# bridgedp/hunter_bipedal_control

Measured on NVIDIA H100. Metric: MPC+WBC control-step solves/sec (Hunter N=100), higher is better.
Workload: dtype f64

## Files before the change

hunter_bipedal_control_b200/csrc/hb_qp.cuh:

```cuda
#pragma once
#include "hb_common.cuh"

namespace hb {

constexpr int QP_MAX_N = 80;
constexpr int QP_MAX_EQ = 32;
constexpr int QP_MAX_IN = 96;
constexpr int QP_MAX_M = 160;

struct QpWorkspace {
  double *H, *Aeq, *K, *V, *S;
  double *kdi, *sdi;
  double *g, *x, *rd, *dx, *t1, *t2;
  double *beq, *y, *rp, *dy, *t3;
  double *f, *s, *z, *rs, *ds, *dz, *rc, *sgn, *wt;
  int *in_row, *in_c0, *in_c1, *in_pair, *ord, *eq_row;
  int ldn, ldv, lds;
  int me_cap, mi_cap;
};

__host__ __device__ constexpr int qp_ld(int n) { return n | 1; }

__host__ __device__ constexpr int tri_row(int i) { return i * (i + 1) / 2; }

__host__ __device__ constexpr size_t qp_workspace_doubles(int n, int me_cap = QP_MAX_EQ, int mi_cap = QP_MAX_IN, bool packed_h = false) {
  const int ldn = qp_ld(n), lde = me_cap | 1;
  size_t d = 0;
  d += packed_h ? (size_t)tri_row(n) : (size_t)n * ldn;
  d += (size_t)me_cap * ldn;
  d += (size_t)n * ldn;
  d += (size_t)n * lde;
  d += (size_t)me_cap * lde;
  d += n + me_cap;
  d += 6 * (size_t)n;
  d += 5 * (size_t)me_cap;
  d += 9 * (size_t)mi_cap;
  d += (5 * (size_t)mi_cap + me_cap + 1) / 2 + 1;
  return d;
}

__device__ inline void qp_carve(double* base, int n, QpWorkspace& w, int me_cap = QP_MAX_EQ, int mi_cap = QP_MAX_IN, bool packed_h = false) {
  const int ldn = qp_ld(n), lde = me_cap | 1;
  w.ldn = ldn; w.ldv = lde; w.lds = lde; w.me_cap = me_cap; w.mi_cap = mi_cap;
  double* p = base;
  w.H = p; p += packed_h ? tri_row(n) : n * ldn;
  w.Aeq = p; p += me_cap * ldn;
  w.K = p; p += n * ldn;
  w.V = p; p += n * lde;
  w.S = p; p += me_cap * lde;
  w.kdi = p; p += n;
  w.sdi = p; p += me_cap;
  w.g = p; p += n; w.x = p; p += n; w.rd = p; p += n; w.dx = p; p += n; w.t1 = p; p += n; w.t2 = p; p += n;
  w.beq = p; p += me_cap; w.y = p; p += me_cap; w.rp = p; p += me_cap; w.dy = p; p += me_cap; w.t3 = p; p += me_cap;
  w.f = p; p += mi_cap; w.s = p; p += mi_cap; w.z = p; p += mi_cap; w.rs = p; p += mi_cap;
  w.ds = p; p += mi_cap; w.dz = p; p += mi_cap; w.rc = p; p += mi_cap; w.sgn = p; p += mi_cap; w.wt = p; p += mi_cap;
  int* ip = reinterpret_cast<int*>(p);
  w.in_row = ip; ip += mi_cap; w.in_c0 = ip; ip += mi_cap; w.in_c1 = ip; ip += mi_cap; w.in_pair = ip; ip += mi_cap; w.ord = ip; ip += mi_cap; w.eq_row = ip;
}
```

...

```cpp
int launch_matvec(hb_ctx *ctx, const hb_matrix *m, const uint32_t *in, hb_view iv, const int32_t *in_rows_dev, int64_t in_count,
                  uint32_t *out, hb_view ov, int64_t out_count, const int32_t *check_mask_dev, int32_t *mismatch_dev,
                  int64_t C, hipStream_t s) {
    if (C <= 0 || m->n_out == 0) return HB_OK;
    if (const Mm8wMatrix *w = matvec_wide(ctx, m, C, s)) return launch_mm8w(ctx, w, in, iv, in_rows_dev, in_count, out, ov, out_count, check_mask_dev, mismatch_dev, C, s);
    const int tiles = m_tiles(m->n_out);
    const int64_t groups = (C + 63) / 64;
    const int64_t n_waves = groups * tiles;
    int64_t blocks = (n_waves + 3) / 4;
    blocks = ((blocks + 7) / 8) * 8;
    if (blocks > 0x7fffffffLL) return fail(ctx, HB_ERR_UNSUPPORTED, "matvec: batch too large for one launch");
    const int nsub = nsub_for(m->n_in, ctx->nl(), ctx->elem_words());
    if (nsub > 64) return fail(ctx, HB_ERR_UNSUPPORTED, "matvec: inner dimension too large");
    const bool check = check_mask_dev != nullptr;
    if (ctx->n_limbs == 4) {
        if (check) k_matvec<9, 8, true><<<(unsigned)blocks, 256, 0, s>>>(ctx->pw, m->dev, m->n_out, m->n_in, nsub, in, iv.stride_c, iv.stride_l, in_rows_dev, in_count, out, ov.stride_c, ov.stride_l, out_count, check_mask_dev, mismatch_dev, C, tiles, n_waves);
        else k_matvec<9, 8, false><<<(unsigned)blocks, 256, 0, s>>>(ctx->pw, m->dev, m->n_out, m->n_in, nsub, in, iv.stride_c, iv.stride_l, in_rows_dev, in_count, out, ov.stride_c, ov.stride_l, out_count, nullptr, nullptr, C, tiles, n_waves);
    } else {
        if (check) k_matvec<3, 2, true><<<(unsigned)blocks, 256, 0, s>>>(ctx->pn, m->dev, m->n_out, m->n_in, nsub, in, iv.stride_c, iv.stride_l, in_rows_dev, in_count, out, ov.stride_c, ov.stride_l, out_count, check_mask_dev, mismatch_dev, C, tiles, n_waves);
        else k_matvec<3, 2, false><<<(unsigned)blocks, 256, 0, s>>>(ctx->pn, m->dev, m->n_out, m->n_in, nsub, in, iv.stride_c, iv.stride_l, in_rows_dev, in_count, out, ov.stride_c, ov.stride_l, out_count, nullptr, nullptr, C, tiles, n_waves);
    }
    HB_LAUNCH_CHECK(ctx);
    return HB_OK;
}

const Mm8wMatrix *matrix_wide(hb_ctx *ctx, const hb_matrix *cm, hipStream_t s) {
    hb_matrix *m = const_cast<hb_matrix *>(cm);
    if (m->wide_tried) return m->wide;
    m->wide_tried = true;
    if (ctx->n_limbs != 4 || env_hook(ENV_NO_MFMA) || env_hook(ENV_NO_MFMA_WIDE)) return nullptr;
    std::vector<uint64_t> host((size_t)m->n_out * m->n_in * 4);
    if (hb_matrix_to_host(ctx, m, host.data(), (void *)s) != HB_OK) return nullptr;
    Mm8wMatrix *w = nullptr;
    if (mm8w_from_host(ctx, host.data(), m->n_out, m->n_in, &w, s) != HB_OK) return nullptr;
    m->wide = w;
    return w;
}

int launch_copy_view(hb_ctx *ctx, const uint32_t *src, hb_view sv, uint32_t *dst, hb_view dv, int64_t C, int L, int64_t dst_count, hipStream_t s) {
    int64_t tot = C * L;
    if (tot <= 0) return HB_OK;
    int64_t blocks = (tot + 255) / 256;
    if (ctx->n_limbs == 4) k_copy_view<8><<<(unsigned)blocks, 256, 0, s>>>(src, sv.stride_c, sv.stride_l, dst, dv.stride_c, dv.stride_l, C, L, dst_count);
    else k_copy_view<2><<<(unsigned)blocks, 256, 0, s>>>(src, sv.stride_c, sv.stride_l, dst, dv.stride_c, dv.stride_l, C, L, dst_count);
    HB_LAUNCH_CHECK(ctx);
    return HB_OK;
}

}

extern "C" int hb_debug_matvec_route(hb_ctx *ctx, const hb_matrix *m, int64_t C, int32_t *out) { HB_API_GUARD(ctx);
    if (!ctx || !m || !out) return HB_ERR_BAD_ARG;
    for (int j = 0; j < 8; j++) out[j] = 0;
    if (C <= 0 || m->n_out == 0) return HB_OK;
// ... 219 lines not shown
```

## Work request
List the lines of the entries that include "void".

## The completed task
__device__ inline void qp_carve(double* base, int n, QpWorkspace& w, int me_cap = QP_MAX_EQ, int mi_cap = QP_MAX_IN, bool packed_h = false) {
    if (hb_matrix_to_host(ctx, m, host.data(), (void *)s) != HB_OK) return nullptr;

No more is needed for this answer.